EXERCISE DETAILS:
In the records below, find each line with "diff" and copy it.

-------- SUPPLIED DATA

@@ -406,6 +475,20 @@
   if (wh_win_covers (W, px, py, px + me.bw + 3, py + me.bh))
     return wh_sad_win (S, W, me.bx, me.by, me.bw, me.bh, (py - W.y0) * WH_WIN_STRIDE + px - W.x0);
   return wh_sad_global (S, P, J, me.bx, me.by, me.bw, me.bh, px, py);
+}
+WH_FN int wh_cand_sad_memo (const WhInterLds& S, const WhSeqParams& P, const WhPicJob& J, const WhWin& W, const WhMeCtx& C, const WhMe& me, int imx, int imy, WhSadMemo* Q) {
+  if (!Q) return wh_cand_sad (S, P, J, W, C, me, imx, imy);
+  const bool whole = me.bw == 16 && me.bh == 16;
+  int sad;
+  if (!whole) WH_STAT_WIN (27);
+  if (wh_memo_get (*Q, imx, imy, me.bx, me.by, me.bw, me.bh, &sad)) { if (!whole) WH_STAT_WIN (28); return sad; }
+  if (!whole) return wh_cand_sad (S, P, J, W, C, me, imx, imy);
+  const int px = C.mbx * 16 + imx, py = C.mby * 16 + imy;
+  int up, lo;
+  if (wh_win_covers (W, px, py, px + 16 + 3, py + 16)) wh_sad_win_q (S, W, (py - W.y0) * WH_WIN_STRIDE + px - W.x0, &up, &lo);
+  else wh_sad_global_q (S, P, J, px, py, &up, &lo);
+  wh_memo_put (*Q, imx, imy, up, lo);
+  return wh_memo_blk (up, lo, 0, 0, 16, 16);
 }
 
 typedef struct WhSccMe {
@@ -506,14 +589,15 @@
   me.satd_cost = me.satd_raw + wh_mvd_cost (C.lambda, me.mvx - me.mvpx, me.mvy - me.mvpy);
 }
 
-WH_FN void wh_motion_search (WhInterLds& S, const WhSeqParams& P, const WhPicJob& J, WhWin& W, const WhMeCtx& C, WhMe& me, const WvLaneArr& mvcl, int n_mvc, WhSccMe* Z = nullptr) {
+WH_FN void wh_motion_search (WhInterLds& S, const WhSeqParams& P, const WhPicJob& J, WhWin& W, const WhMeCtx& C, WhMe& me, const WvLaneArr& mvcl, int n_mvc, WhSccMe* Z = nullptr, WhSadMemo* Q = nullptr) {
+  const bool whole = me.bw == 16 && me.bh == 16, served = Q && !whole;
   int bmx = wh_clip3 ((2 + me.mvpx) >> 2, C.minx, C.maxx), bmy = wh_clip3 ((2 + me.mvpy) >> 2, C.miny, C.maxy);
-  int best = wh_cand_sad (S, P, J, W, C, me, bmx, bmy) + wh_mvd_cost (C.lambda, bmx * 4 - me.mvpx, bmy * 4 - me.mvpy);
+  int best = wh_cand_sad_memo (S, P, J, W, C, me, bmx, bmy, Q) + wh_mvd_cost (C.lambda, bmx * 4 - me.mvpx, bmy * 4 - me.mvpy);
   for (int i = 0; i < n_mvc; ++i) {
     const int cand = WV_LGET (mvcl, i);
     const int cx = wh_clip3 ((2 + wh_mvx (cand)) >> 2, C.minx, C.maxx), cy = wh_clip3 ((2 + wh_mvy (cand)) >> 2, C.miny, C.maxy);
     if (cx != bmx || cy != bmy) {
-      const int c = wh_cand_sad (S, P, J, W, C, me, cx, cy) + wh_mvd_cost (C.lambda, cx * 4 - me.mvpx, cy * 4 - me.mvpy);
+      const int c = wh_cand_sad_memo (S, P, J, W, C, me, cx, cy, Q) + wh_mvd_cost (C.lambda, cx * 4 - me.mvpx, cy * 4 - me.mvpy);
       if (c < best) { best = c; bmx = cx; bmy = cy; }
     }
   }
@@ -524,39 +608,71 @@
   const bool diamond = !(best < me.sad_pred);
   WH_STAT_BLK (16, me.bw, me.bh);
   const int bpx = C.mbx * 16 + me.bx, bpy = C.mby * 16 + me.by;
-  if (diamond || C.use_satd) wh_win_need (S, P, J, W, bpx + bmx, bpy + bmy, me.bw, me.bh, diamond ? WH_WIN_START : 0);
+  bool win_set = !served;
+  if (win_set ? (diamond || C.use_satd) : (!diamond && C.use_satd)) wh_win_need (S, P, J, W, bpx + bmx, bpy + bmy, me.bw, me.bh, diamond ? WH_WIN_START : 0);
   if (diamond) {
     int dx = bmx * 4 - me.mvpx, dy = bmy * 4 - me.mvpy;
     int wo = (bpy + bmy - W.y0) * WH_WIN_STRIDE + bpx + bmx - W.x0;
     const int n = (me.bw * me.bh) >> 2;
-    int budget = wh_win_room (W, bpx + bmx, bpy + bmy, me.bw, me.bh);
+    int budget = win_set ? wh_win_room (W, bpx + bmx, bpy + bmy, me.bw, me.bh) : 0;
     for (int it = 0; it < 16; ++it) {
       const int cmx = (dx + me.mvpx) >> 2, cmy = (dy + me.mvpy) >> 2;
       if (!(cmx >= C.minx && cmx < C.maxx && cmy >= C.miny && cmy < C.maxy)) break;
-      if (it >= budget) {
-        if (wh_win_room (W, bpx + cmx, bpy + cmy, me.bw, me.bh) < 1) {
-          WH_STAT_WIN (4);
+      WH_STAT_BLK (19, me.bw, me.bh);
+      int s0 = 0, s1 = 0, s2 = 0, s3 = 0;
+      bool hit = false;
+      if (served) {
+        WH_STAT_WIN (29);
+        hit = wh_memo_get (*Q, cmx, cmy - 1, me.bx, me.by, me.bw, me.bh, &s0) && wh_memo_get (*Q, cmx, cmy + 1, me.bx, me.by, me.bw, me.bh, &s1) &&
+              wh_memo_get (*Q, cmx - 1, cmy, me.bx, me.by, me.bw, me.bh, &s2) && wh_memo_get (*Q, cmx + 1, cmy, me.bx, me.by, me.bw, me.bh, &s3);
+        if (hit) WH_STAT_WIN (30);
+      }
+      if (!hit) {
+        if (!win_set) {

----------------
-------- SUPPLIED DATA

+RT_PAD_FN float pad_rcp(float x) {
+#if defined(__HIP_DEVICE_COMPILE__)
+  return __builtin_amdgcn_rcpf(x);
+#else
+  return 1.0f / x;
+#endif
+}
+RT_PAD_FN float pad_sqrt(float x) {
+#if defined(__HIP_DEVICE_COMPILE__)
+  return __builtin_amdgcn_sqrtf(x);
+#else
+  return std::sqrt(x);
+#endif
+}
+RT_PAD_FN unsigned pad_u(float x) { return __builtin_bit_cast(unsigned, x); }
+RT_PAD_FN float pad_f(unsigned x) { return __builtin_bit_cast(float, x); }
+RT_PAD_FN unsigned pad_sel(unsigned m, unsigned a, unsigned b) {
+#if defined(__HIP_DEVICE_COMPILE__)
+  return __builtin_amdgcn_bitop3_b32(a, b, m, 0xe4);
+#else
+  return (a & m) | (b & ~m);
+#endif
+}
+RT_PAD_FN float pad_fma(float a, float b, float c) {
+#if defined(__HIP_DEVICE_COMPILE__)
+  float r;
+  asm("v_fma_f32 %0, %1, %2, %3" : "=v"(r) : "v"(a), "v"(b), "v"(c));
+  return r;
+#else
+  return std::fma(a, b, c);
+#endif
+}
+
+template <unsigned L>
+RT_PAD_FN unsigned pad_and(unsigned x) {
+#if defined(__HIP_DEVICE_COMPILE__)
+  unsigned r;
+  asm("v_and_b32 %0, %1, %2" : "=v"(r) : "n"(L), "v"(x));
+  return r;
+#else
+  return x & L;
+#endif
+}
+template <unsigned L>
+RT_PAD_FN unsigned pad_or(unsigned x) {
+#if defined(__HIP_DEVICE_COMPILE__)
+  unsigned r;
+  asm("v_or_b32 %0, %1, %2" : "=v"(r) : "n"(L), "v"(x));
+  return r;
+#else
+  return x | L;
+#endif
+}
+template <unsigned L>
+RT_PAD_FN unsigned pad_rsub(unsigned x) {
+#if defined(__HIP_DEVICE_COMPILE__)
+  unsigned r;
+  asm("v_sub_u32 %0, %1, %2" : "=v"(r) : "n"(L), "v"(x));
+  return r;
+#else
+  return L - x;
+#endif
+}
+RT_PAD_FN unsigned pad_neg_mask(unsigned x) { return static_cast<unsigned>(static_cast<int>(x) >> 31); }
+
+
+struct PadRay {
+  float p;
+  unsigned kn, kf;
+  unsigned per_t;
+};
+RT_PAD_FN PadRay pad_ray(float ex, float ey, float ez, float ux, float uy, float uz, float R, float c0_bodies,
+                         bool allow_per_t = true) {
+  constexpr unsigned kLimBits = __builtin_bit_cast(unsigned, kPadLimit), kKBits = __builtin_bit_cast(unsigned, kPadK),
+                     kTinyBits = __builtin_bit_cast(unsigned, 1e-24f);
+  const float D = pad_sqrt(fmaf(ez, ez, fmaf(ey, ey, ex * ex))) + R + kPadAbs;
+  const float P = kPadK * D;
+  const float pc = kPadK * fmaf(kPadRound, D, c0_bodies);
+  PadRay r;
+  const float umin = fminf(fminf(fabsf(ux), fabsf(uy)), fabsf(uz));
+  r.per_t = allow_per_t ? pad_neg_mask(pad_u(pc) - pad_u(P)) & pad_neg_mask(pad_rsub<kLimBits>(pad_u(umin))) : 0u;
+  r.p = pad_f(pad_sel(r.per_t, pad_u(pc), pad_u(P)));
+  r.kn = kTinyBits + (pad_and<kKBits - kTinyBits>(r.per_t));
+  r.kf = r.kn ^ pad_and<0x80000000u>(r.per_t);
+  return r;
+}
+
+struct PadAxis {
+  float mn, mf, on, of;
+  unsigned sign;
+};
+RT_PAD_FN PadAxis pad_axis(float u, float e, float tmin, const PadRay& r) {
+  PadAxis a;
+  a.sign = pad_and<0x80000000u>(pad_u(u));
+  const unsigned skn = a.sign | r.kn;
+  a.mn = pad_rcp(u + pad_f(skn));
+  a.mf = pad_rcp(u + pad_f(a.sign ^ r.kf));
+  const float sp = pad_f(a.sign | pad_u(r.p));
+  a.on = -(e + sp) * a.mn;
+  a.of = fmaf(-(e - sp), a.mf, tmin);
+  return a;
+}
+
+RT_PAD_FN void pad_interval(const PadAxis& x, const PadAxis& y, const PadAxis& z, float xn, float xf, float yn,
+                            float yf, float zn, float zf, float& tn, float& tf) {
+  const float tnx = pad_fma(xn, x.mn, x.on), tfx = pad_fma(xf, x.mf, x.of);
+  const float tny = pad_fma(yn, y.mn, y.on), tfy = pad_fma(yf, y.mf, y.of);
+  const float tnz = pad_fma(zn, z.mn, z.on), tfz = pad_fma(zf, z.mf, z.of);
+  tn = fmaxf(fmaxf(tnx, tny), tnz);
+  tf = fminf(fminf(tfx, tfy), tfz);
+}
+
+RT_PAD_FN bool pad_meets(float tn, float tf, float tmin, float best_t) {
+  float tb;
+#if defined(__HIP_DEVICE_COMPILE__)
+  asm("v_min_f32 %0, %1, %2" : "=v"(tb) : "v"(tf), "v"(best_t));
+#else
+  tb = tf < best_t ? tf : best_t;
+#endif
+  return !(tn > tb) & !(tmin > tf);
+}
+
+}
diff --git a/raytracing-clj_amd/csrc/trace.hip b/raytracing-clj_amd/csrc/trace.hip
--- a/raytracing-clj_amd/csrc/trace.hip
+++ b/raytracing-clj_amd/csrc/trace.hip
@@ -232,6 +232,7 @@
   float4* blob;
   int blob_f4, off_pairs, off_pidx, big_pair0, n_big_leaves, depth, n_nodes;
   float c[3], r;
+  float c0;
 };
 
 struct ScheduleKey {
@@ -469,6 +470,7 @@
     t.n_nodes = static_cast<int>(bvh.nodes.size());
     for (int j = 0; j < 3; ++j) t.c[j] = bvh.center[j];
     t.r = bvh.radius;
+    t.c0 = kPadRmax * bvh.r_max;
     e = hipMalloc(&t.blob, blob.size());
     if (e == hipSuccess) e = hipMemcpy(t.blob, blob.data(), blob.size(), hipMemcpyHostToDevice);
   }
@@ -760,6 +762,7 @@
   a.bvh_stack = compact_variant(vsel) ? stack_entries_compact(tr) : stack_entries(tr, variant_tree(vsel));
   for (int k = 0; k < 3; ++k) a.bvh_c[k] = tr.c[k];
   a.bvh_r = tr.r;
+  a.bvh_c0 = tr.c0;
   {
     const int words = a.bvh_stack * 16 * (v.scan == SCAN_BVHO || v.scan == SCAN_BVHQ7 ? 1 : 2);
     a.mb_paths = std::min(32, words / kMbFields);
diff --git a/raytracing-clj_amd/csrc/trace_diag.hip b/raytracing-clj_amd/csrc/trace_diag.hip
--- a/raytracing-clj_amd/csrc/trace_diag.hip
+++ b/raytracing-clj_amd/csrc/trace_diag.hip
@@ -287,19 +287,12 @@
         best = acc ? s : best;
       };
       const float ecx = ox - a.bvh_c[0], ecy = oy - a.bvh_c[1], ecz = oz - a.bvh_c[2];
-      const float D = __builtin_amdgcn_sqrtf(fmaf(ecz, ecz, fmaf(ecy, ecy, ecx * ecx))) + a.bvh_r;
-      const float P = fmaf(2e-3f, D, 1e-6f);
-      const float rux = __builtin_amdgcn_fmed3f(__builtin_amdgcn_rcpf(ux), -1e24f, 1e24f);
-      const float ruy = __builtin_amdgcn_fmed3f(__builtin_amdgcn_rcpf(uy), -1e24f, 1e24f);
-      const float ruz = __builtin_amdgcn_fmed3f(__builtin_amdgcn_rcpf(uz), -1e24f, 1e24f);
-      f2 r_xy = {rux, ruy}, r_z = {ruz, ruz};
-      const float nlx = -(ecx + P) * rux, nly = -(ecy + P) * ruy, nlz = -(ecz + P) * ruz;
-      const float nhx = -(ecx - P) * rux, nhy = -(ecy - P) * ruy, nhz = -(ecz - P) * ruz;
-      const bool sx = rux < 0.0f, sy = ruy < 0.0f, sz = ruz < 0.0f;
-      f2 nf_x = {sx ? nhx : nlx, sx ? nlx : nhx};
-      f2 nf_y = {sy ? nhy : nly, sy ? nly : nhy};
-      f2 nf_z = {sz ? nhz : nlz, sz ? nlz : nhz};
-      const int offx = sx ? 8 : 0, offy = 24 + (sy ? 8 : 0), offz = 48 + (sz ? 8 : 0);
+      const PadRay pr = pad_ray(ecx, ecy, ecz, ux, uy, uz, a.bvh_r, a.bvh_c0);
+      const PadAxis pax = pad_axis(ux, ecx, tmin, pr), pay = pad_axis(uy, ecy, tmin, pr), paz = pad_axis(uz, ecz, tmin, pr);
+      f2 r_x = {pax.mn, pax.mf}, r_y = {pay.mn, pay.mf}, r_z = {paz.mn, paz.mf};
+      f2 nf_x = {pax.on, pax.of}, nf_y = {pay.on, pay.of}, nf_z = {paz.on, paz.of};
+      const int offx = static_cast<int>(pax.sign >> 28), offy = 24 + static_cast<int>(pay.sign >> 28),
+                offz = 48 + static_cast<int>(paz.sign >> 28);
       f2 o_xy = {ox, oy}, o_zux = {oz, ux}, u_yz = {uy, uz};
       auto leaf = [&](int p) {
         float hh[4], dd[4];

----------------

RESPONSE BELOW:
diff --git a/raytracing-clj_amd/csrc/trace.hip b/raytracing-clj_amd/csrc/trace.hip
diff --git a/raytracing-clj_amd/csrc/trace_diag.hip b/raytracing-clj_amd/csrc/trace_diag.hip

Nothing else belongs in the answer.